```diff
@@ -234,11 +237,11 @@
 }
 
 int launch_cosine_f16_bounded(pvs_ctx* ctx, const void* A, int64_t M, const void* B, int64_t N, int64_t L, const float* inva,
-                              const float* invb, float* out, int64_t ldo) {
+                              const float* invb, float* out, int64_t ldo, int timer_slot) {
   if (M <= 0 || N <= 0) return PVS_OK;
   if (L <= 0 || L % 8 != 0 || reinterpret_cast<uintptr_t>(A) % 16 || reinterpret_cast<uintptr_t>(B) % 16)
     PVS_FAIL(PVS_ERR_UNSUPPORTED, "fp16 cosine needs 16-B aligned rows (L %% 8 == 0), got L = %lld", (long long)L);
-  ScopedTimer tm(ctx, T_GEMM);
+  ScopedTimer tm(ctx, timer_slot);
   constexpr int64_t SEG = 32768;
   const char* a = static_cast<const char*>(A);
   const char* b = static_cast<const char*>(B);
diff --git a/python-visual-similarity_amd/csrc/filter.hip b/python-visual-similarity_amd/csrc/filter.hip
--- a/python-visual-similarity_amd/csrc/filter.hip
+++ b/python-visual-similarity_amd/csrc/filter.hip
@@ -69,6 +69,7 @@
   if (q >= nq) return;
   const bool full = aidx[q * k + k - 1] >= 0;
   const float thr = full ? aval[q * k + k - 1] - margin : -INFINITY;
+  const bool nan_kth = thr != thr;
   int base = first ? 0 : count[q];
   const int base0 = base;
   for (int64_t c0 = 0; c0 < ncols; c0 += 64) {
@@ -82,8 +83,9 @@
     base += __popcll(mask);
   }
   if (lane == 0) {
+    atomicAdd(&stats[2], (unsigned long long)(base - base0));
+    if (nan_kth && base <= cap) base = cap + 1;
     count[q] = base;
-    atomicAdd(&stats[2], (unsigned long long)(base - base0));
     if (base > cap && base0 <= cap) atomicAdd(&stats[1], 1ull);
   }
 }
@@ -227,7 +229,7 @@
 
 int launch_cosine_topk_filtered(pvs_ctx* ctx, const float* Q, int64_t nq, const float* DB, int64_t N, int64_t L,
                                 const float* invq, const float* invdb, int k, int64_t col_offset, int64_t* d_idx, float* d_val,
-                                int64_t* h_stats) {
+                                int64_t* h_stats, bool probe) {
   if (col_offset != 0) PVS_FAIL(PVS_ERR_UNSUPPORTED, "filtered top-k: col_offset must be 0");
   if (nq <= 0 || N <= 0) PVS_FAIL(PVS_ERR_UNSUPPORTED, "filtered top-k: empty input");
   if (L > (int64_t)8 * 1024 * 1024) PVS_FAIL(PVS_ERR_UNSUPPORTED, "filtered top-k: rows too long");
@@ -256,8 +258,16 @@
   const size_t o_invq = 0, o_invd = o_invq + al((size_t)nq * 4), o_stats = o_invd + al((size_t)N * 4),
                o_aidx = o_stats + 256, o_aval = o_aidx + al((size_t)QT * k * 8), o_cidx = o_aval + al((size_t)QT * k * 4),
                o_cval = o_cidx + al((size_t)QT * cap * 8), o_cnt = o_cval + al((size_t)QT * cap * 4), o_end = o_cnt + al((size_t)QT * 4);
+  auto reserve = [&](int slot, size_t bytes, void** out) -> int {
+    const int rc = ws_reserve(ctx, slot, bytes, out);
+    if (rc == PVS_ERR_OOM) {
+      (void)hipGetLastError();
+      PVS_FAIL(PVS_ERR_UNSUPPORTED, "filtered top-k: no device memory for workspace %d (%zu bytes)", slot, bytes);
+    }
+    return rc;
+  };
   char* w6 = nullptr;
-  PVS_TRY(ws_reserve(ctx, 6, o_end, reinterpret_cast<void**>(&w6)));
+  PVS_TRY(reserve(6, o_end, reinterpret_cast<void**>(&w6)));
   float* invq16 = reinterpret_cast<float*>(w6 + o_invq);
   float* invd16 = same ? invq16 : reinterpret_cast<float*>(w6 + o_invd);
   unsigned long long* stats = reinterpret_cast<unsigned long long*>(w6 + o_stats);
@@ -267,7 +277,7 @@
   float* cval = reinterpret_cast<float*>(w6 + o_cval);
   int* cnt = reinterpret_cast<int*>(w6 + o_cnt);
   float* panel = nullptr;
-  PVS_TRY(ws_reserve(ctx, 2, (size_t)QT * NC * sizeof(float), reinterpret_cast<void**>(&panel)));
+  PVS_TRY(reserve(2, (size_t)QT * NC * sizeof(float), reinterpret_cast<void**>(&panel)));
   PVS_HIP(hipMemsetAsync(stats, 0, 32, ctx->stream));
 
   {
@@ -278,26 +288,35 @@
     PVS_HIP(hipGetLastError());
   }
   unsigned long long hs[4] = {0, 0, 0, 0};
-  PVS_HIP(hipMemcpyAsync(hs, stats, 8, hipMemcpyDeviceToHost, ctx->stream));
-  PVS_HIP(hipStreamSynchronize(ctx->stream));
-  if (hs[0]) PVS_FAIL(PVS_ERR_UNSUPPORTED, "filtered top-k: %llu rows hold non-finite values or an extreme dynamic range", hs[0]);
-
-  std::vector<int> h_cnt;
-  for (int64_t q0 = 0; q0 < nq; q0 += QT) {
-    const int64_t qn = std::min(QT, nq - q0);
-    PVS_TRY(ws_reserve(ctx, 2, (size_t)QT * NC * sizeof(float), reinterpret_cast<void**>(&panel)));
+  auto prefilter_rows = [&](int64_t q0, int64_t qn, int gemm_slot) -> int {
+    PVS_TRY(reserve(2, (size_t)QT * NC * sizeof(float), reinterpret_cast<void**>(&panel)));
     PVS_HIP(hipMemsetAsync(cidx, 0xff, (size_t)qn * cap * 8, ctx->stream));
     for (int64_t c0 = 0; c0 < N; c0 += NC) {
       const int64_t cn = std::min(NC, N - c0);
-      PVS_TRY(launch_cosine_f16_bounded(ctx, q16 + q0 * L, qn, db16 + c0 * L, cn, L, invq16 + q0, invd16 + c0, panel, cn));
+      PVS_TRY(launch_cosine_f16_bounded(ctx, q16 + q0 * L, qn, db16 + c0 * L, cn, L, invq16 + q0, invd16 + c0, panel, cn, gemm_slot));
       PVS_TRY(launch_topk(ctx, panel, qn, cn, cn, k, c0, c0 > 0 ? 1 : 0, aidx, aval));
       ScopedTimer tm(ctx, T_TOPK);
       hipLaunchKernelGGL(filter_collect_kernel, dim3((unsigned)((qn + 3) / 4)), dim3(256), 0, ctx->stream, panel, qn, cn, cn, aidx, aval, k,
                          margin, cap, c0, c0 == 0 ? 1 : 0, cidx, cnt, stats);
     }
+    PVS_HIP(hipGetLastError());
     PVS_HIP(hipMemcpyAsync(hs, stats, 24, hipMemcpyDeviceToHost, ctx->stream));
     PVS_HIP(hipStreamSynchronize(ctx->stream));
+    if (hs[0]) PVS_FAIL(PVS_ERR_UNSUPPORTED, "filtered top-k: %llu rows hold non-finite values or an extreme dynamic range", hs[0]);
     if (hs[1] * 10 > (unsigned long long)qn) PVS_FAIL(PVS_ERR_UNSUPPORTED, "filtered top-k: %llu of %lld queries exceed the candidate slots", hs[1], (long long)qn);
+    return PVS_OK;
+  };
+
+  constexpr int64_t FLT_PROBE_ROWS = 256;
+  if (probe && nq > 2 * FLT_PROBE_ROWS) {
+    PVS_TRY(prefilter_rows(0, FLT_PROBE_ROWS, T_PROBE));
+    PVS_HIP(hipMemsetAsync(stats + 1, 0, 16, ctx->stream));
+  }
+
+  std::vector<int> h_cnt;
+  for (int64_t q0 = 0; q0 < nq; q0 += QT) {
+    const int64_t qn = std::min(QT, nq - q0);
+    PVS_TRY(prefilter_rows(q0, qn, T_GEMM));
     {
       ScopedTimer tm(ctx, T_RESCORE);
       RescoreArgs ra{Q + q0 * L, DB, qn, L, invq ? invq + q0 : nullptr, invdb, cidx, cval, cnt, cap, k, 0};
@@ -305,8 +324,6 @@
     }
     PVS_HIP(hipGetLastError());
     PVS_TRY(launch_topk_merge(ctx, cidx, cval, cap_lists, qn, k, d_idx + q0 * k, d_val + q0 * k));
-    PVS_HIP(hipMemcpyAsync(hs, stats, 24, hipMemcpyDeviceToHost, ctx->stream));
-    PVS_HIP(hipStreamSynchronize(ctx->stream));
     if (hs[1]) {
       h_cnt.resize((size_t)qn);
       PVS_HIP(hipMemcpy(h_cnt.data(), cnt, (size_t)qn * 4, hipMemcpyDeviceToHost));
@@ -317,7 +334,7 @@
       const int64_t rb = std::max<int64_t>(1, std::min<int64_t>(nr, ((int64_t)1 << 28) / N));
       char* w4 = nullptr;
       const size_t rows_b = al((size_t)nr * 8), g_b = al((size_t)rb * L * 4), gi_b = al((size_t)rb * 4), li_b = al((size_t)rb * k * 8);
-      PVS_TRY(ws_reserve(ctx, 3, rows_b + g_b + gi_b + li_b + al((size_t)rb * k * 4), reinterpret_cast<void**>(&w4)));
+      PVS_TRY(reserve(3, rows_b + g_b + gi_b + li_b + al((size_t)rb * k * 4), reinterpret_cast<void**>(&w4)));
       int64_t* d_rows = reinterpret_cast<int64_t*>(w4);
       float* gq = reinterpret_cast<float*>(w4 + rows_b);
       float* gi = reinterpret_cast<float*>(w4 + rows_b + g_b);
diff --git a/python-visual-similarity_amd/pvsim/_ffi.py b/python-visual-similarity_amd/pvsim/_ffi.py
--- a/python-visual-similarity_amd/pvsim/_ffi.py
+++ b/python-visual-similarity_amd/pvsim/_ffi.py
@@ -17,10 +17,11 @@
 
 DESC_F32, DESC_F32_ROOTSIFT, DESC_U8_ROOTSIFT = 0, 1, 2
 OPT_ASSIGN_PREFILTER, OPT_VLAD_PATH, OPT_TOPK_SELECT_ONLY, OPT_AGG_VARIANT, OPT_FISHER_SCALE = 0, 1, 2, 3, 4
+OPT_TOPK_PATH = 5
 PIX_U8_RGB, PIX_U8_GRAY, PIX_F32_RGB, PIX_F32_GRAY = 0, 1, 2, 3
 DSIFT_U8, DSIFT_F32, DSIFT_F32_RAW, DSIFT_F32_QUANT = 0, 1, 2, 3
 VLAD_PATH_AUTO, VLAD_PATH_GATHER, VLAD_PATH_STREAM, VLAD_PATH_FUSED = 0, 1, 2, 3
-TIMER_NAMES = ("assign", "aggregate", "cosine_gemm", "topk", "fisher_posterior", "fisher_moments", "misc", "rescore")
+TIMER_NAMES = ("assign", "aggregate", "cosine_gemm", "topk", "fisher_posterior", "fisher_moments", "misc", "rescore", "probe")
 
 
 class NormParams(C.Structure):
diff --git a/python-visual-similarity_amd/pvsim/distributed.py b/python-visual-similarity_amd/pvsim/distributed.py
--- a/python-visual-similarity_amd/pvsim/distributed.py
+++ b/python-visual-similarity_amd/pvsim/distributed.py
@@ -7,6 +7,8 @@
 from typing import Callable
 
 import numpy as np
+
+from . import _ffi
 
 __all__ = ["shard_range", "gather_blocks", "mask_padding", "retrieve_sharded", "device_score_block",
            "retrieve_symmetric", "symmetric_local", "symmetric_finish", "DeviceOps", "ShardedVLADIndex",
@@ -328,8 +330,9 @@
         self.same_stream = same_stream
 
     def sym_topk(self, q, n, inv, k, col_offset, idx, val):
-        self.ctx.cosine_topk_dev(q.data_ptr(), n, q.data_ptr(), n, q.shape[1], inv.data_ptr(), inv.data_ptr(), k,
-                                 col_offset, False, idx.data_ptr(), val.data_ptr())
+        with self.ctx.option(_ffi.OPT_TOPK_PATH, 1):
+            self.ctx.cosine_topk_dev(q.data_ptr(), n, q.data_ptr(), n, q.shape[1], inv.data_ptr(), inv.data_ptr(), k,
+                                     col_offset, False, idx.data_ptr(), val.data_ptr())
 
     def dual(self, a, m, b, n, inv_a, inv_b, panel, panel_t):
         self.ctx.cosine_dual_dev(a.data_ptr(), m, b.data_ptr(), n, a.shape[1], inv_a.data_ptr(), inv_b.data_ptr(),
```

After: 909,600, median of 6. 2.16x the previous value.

◇ ◇ ◇ ◇ ◇ ◇ ◇

§ **Task description**: From the entries above, pull out each line that includes "hold".

§ **Answer to this exercise**:
-  if (hs[0]) PVS_FAIL(PVS_ERR_UNSUPPORTED, "filtered top-k: %llu rows hold non-finite values or an extreme dynamic range", hs[0]);
+    if (hs[0]) PVS_FAIL(PVS_ERR_UNSUPPORTED, "filtered top-k: %llu rows hold non-finite values or an extreme dynamic range", hs[0]);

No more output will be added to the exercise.